11 months sober, everything else going wrong!
 
Today marks 11 months sober. With the support from AA, I'm managing not to drink. I'm also managing with not over-eating.

I'm struggling with self-harm though. 4 slips in 2 weeks. Thats after 10 months without, which was after 5 years without. It just seems to be spiralling and I can't seem to get it under control.

I'm worried that it'll keep getting worse. I feel that if I had a support network like I have in AA, I'd be alright. I don't have anyone I can talk to or call when I feel like self-harming.

11 months is quite a long time, and I'm grateful for that.

Rowan 10-25-2007 03:24 AM

Congratulations on your 11 months - and I appreciate your honesty about the self-harm. I'm glad you're talking about it.

RK2007 10-25-2007 03:26 AM

11 months is a long time, in fact it's fantastic - I had my last drink only last Thursday, 11 months seems so far away - you're doing really fantastic on that front, so you have real strength somewhere inside you... :eek:

I don't know anything about self-harm, apart from the self-harm of abusing alcohol - but you must have the strength somewhere to fight it if you can stay sober for 11 months!!!

I wish you all the very best with that odaat, I wish I could say something better to help :( - but stay strong and keep trying to fight it...

Vincent.

barb dwyer 10-25-2007 03:33 AM

odaat 0-

hang in ...

this sounds like the disease is taking a sidestep.

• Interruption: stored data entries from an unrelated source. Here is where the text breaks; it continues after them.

extern "C" int wc_conv3x3_wino_f16x3_gnb(const wc_conv_args* a, const void* w, int64_t w_bytes, int a_exp,
                                         const float* w_inv_scale, const float* a_bound, const wc_gnb_epi* g,
                                         void* stream) {
    WDev d;
    int pro, BN;
    bool res;
    const int st = wino_setup(a, w, w_bytes, a_exp, w_inv_scale, a_bound, d, pro, res, BN);
    if (st != WC_OK) return st;
    if (pro != 0 || !g || !g->x || !g->sc0 || !g->sh0 || !g->part) return WC_E_ARG;
    if (g->ldx < d.N || g->splits != wc_conv3x3_wino_gnb_splits(d.N, d.H, d.W)) return WC_E_SHAPE;
    if ((long)d.B * d.H * d.W * g->ldx * 4 >= (1L << 31)) return WC_E_SHAPE;
    d.gb_x = g->x; d.gb_ldx = g->ldx; d.gb_silu = g->silu ? 1 : 0;
    d.gb_sc0 = g->sc0; d.gb_sh0 = g->sh0; d.gb_gamma = g->gamma; d.gb_beta = g->beta;
    d.gb_part = g->part; d.gb_part3 = g->part3;
    hipStream_t s = reinterpret_cast<hipStream_t>(stream);
    return BN == 64 ? launch_wino<16, 64, 0, false>(d, s) : launch_wino<8, 128, 0, false>(d, s);
}

extern "C" int wc_wino_vsplit_bytes(int B, int C, int H, int W, int64_t* bytes) {
    if (!bytes || B <= 0 || C <= 0 || C % 16 || H <= 0 || W <= 0 || W % 16) return WC_E_SHAPE;
    *bytes = (int64_t)B * wino_vimg(C, H, W);
    return WC_OK;
}

extern "C" int wc_wino_vsplit_f16x3(const wc_conv_args* a, int a_exp, const float* a_bound, void* vout, int64_t v_bytes,
                                    void* stream) {
    if (!a || !vout || a->nseg < 1 || a->nseg > 2) return WC_E_ARG;
    const wc_conv_seg& s0 = a->seg[0];
    if (!s0.src || !s0.scale || !s0.shift || !s0.silu) return WC_E_ARG;
    if (a->nseg == 2 && !a_bound) return WC_E_ARG;
    if (a_exp < -60 || a_exp > 60) return WC_E_ARG;
    if (s0.C <= 0 || s0.C % 16 || s0.ldc % 4 || (reinterpret_cast<uintptr_t>(s0.src) & 15) || s0.W % 16)
        return WC_E_SHAPE;
    if ((reinterpret_cast<uintptr_t>(vout) & 15) || v_bytes != (int64_t)a->B * wino_vimg(s0.C, s0.H, s0.W))
        return WC_E_SHAPE;
    if (s0.W > 256) return WC_E_SHAPE;
    const int R = 256 / s0.W;
    const int nck = s0.C % 32 == 0 ? 2 : 1;
    const long nblk = (long)a->B * ((s0.H + R - 1) / R) * (s0.C / (16 * nck));
    const size_t lds = (size_t)nck * R * (s0.W + 2) * 5 * sizeof(f32x4);
    if (lds > 64 * 1024) return WC_E_SHAPE;
    hipStream_t st = reinterpret_cast<hipStream_t>(stream);
    const float* rb = a->nseg == 2 ? a_bound : nullptr;
    unsigned char* vo = reinterpret_cast<unsigned char*>(vout);
    const long vimg = wino_vimg(s0.C, s0.H, s0.W);
    if (nck == 2) {
        WC_SET_NAME("wino_vsplit_kernel", {WC_TI(2)});
        hipLaunchKernelGGL(wino_vsplit_kernel<2>, dim3((unsigned)nblk), dim3(256), lds, st, s0.src, s0.ldc, a->B, s0.H,
                           s0.W, s0.C, s0.scale, s0.shift, a_exp - 1, rb, vo, vimg);
    } else {
        WC_SET_NAME("wino_vsplit_kernel", {WC_TI(1)});
        hipLaunchKernelGGL(wino_vsplit_kernel<1>, dim3((unsigned)nblk), dim3(256), lds, st, s0.src, s0.ldc, a->B, s0.H,
                           s0.W, s0.C, s0.scale, s0.shift, a_exp - 1, rb, vo, vimg);
    }
    WC_CHECK_LAUNCH();
    return WC_OK;
}

extern "C" int wc_conv3x3_wino_f16x3_vp(const wc_conv_args* a, const void* w, int64_t w_bytes, int a_exp,
                                        const float* w_inv_scale, const float* a_bound, const void* vpre,
                                        int64_t v_bytes, void* stream) {
    WDev d;
    int pro, BN;
    bool res;
    const int st = wino_setup(a, w, w_bytes, a_exp, w_inv_scale, a_bound, d, pro, res, BN);
    if (st != WC_OK) return st;
    if (pro != 2 || !vpre || (reinterpret_cast<uintptr_t>(vpre) & 15)) return WC_E_ARG;
    d.vimg = wino_vimg(d.C0, d.H, d.W);
    if (v_bytes != (int64_t)d.B * d.vimg || d.vimg >= (1L << 31)) return WC_E_SHAPE;
    d.vpre = reinterpret_cast<const unsigned char*>(vpre);
    hipStream_t s = reinterpret_cast<hipStream_t>(stream);
    if (BN == 64) return res ? launch_wino<16, 64, 3, true>(d, s) : launch_wino<16, 64, 3, false>(d, s);
    return res ? launch_wino<8, 128, 3, true>(d, s) : launch_wino<8, 128, 3, false>(d, s);
}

if we can't drink - we use. If we can't use - we eat. If we can't eat - we have sex. If we can't find anyone for that - we gamble. If we can't find that - we cut and burn.

See the spiral?

I know you're under a lot of pressure - there's step one ... STEP TWO ... THEN STEP THREE.

As far as being able to DO anything about anything ... that's ... all there is.

What's your sponsor say?

It's still the same disease.

odaat 10-25-2007 03:34 AM

I've not been able to talk to my sponsor for a few days, as she is on holiday.

barb dwyer 10-25-2007 03:55 AM

ok then -

my sponsor goes out of town a good bit certain times of the year as well. I've set myself up wiwth 'step-sponsors' ... others with quite a bit of sobriety who I can call if I can't find her.

There's your task.

We're here, too!

odaat 10-25-2007 03:58 AM

Only problem is, it always happens at night, when its too late to phone people :-/

CarolD 10-25-2007 03:59 AM

:hug:
Congratulations on your sober time!

Blessings

indigo 10-25-2007 04:16 AM

Congratulations on your sober time, and welcome to SR. I'm sorry you're self-harming and I'm glad you've brought it out into the open. Perhaps you can PM 'Done with it' she has lots of ES&H and will be most helpful to you.
hugs

Anna 10-25-2007 04:31 AM

Good for you Odaat!

I understand your concern the self-harm and I can't offer any advice except to say, that you'll be able to deal with this, just as you dealt with your alcoholism.

Budd 10-25-2007 05:56 AM

Congratulations on the 11 months sober. If you can do that you can do anything.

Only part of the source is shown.